Segment Start: Provided data

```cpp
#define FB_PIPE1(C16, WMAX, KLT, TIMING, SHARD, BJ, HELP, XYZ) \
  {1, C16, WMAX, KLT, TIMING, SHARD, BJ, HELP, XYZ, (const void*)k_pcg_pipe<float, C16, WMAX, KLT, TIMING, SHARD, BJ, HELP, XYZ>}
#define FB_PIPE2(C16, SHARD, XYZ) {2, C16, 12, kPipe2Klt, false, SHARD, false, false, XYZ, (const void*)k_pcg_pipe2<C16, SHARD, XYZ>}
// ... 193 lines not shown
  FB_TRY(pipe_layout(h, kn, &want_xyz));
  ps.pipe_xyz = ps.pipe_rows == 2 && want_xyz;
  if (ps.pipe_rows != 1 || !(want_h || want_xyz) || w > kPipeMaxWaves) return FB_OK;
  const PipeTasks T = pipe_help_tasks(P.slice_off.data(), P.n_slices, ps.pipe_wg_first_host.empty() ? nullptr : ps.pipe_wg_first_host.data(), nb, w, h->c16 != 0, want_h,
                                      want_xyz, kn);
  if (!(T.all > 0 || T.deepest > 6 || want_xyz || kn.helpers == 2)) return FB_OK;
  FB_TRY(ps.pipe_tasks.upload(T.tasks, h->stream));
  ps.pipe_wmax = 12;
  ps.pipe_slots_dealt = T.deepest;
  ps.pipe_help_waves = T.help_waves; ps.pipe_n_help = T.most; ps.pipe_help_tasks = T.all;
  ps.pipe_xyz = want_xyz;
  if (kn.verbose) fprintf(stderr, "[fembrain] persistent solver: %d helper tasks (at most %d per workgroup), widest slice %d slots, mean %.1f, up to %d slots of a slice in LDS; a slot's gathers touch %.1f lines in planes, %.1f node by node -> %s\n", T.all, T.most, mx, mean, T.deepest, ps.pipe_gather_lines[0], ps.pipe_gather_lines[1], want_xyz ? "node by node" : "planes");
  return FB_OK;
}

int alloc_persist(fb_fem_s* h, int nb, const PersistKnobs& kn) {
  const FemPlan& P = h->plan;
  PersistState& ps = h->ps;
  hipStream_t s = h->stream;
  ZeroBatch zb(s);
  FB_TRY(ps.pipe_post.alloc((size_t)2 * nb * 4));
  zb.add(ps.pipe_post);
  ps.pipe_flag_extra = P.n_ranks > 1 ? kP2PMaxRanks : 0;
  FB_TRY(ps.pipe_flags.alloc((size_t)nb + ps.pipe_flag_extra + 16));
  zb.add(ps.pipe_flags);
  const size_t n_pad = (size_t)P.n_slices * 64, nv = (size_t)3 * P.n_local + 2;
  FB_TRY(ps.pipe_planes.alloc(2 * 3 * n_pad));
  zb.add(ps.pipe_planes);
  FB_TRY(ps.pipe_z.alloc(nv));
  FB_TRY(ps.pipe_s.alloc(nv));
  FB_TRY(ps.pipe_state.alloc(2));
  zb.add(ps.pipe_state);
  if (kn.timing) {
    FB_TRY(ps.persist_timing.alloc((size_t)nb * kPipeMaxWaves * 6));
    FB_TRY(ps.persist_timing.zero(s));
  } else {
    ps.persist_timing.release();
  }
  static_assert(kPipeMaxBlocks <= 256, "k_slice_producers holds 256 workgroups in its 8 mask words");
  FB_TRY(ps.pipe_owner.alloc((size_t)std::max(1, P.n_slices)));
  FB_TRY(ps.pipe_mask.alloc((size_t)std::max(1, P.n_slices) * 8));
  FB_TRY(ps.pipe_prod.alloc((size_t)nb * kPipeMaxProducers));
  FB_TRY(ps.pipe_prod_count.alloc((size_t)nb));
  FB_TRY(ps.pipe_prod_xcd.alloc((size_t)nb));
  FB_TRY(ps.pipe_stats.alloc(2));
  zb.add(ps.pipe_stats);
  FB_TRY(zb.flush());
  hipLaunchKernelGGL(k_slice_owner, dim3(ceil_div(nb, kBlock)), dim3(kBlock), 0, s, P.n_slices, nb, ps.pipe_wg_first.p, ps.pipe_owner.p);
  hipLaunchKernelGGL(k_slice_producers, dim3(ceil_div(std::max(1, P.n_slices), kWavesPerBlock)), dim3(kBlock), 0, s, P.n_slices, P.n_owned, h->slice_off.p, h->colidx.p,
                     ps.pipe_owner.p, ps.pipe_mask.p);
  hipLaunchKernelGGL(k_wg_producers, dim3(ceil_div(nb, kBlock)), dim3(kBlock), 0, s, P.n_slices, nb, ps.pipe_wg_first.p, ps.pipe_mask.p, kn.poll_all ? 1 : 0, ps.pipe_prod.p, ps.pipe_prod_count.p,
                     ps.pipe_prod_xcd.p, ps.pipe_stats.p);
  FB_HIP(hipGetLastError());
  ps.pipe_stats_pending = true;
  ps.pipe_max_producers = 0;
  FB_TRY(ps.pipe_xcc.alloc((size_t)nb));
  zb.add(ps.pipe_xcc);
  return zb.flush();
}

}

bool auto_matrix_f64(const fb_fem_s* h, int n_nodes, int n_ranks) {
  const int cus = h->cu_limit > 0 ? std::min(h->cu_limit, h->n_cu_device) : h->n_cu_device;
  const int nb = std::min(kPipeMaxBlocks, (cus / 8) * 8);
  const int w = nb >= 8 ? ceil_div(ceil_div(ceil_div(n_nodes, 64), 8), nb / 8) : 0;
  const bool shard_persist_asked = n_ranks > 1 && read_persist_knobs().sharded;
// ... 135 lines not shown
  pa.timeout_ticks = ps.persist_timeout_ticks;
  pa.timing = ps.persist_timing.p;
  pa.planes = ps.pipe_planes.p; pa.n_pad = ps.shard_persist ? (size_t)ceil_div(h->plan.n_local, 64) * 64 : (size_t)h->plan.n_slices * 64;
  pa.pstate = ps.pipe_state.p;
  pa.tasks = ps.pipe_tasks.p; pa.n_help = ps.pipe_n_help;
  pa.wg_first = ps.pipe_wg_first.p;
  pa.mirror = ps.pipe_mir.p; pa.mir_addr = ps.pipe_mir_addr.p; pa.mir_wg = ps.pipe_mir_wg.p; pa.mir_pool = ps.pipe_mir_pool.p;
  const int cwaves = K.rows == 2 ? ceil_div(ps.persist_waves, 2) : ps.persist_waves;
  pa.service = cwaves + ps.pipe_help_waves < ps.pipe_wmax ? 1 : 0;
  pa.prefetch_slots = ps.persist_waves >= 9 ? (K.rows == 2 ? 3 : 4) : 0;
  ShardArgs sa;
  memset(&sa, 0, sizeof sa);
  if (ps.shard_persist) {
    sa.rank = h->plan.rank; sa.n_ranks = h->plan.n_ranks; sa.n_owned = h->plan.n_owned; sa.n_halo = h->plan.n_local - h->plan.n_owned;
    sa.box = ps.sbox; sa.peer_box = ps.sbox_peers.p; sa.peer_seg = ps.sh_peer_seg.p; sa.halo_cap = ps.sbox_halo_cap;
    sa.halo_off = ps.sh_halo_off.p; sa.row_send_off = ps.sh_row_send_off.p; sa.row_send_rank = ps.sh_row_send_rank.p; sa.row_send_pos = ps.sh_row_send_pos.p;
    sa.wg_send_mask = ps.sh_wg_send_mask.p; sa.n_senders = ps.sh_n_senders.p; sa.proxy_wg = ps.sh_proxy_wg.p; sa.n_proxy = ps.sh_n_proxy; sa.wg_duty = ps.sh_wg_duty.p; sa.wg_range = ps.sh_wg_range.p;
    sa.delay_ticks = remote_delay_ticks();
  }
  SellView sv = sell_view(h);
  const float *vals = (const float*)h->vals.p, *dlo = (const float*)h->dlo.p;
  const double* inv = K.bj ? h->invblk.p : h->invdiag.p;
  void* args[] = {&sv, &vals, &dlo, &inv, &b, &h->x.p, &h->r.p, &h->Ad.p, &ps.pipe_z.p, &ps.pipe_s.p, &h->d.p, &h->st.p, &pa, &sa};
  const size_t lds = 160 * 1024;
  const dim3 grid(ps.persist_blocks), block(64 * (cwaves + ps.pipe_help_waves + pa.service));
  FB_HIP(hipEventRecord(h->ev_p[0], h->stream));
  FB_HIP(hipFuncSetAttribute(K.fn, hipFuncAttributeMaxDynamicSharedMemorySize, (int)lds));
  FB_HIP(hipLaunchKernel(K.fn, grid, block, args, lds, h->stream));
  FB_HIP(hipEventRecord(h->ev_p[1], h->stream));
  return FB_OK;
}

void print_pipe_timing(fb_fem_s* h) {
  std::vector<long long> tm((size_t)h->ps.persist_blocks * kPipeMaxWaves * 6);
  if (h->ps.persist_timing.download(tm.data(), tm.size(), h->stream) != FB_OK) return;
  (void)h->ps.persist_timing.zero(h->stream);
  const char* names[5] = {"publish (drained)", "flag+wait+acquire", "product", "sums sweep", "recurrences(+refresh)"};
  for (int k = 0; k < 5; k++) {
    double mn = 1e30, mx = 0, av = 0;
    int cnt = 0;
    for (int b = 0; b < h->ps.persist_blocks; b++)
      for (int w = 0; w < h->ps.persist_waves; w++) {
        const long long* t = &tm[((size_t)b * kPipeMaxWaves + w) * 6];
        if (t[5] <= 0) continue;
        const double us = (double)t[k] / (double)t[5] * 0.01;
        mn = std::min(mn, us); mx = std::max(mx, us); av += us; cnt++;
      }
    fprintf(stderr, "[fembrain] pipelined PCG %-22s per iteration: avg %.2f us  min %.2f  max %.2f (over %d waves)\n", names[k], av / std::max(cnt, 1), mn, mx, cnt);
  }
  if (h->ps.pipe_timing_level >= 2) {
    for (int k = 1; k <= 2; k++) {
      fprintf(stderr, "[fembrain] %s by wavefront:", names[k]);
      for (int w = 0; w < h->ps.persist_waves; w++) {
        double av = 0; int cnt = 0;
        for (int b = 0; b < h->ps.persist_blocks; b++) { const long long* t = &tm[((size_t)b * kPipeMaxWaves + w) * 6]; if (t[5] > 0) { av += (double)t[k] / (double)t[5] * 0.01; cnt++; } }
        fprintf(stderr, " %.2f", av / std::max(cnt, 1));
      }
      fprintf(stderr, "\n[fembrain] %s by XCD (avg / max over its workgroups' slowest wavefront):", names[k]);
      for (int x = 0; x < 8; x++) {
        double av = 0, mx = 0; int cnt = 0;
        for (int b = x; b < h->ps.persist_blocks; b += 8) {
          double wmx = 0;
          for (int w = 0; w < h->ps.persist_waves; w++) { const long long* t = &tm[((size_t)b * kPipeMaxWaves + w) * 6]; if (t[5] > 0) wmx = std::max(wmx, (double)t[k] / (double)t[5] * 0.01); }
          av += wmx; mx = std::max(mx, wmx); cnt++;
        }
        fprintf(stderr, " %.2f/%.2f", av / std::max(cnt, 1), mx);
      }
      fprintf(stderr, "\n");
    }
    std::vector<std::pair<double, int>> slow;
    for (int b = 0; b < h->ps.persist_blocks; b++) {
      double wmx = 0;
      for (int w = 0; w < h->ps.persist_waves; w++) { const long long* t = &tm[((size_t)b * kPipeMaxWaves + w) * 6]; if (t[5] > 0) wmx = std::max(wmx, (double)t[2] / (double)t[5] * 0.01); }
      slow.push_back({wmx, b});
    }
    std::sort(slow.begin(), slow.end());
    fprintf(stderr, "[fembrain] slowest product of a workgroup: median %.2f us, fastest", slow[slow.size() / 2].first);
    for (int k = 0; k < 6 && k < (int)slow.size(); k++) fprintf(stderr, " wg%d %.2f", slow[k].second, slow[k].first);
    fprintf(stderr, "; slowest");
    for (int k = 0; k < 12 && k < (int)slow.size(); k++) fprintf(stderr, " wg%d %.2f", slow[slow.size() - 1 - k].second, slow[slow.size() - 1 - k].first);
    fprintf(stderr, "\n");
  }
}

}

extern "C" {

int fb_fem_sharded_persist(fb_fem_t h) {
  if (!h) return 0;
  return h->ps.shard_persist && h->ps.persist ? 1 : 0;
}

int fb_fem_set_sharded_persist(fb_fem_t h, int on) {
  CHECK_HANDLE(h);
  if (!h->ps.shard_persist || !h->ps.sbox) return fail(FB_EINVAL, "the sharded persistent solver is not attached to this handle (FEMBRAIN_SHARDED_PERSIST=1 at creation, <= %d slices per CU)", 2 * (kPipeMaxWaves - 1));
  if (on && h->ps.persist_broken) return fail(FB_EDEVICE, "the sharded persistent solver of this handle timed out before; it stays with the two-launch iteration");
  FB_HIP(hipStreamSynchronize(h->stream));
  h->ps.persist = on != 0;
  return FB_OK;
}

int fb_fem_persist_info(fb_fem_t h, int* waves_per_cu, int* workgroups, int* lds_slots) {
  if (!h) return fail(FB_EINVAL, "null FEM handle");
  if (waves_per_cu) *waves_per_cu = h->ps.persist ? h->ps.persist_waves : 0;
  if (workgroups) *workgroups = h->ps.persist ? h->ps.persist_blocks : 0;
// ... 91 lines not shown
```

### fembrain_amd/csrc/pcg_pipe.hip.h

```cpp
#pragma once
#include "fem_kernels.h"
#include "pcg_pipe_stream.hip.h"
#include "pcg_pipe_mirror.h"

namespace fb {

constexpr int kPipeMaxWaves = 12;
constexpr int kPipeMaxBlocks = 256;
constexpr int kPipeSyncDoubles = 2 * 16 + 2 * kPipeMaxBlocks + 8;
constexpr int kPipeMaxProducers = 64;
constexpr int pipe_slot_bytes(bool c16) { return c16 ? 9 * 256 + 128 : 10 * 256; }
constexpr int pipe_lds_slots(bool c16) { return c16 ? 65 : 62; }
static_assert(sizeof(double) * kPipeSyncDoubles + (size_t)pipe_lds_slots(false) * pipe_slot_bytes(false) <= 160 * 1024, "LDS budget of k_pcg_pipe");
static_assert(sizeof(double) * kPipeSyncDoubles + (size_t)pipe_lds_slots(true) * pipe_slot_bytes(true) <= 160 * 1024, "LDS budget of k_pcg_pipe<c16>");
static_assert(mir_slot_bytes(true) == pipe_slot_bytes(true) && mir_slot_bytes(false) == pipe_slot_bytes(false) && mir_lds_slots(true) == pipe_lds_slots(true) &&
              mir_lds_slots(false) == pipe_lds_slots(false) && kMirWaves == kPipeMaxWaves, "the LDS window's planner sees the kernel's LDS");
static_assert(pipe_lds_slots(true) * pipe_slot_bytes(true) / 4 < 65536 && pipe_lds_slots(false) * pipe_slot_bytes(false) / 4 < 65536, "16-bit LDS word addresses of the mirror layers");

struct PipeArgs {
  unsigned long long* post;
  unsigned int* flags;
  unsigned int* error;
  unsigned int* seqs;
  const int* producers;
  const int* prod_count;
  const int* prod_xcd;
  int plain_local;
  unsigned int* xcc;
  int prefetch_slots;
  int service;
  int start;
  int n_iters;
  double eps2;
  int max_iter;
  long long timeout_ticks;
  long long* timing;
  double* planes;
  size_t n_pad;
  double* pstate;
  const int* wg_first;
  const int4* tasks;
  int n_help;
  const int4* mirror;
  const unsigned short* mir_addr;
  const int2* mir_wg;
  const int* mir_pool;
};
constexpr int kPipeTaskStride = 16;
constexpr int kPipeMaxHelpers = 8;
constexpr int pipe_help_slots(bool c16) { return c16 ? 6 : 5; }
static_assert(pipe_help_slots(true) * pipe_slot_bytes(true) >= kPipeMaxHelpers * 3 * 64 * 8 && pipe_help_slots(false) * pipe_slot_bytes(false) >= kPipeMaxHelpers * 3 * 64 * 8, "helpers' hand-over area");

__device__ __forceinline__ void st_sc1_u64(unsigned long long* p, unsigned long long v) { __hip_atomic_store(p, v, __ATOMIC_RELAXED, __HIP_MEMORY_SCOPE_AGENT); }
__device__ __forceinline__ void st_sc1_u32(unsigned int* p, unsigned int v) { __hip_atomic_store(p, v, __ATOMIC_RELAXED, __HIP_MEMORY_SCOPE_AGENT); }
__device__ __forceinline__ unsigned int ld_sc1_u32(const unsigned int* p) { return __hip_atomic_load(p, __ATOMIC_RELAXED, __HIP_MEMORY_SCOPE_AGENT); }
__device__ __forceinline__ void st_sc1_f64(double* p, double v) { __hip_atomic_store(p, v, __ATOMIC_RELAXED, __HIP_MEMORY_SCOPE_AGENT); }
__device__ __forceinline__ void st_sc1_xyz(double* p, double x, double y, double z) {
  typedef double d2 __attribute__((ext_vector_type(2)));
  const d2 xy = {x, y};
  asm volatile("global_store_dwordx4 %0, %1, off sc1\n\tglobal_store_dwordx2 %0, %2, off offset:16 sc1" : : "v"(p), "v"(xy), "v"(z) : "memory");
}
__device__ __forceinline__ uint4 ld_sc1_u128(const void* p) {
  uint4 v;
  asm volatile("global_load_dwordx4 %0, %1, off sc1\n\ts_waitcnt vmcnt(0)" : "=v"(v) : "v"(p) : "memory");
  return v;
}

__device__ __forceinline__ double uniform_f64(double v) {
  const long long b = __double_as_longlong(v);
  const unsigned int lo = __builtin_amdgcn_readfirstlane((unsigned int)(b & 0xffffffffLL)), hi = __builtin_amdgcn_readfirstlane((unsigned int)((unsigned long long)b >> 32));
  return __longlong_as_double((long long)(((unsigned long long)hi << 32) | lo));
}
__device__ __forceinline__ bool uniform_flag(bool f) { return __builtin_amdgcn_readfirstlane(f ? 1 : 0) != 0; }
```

Segment End: Provided data
Segment Start: Provided data

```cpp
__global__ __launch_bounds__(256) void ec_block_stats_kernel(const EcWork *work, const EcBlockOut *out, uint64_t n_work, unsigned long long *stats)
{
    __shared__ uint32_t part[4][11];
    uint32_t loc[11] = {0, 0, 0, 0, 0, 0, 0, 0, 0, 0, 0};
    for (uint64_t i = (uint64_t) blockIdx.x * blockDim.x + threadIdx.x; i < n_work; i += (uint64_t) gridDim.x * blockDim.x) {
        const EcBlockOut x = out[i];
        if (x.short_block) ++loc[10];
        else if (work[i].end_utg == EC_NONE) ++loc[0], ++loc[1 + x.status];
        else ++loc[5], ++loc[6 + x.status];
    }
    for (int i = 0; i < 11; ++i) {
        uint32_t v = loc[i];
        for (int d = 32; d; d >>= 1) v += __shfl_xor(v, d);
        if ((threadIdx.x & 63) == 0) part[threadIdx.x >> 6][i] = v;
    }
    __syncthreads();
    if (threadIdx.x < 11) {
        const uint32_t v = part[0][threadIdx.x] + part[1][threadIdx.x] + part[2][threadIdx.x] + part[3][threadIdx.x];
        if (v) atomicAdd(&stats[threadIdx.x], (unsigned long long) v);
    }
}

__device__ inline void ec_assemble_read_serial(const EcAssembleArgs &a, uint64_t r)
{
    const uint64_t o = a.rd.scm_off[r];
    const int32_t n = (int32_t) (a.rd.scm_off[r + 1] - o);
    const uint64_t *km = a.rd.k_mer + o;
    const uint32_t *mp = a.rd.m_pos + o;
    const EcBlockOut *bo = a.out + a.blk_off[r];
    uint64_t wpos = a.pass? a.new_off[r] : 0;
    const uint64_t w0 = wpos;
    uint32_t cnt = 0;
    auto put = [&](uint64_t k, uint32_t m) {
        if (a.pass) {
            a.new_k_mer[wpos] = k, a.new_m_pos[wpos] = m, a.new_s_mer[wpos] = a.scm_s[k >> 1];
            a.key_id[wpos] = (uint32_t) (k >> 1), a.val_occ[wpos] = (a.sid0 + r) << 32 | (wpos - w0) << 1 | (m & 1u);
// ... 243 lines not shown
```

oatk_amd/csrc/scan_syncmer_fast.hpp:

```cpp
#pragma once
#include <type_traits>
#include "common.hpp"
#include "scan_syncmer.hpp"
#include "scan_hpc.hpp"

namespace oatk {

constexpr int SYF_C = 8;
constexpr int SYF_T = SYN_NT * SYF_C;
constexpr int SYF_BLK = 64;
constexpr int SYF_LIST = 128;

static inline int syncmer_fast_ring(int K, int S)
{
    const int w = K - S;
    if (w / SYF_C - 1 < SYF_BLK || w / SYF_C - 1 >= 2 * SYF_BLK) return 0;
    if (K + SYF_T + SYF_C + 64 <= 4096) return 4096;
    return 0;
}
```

Segment End: Provided data

*The task*: Among the lines above, find those carrying the word "status" and copy them out.

*Worked solution*:
        else if (work[i].end_utg == EC_NONE) ++loc[0], ++loc[1 + x.status];
        else ++loc[5], ++loc[6 + x.status];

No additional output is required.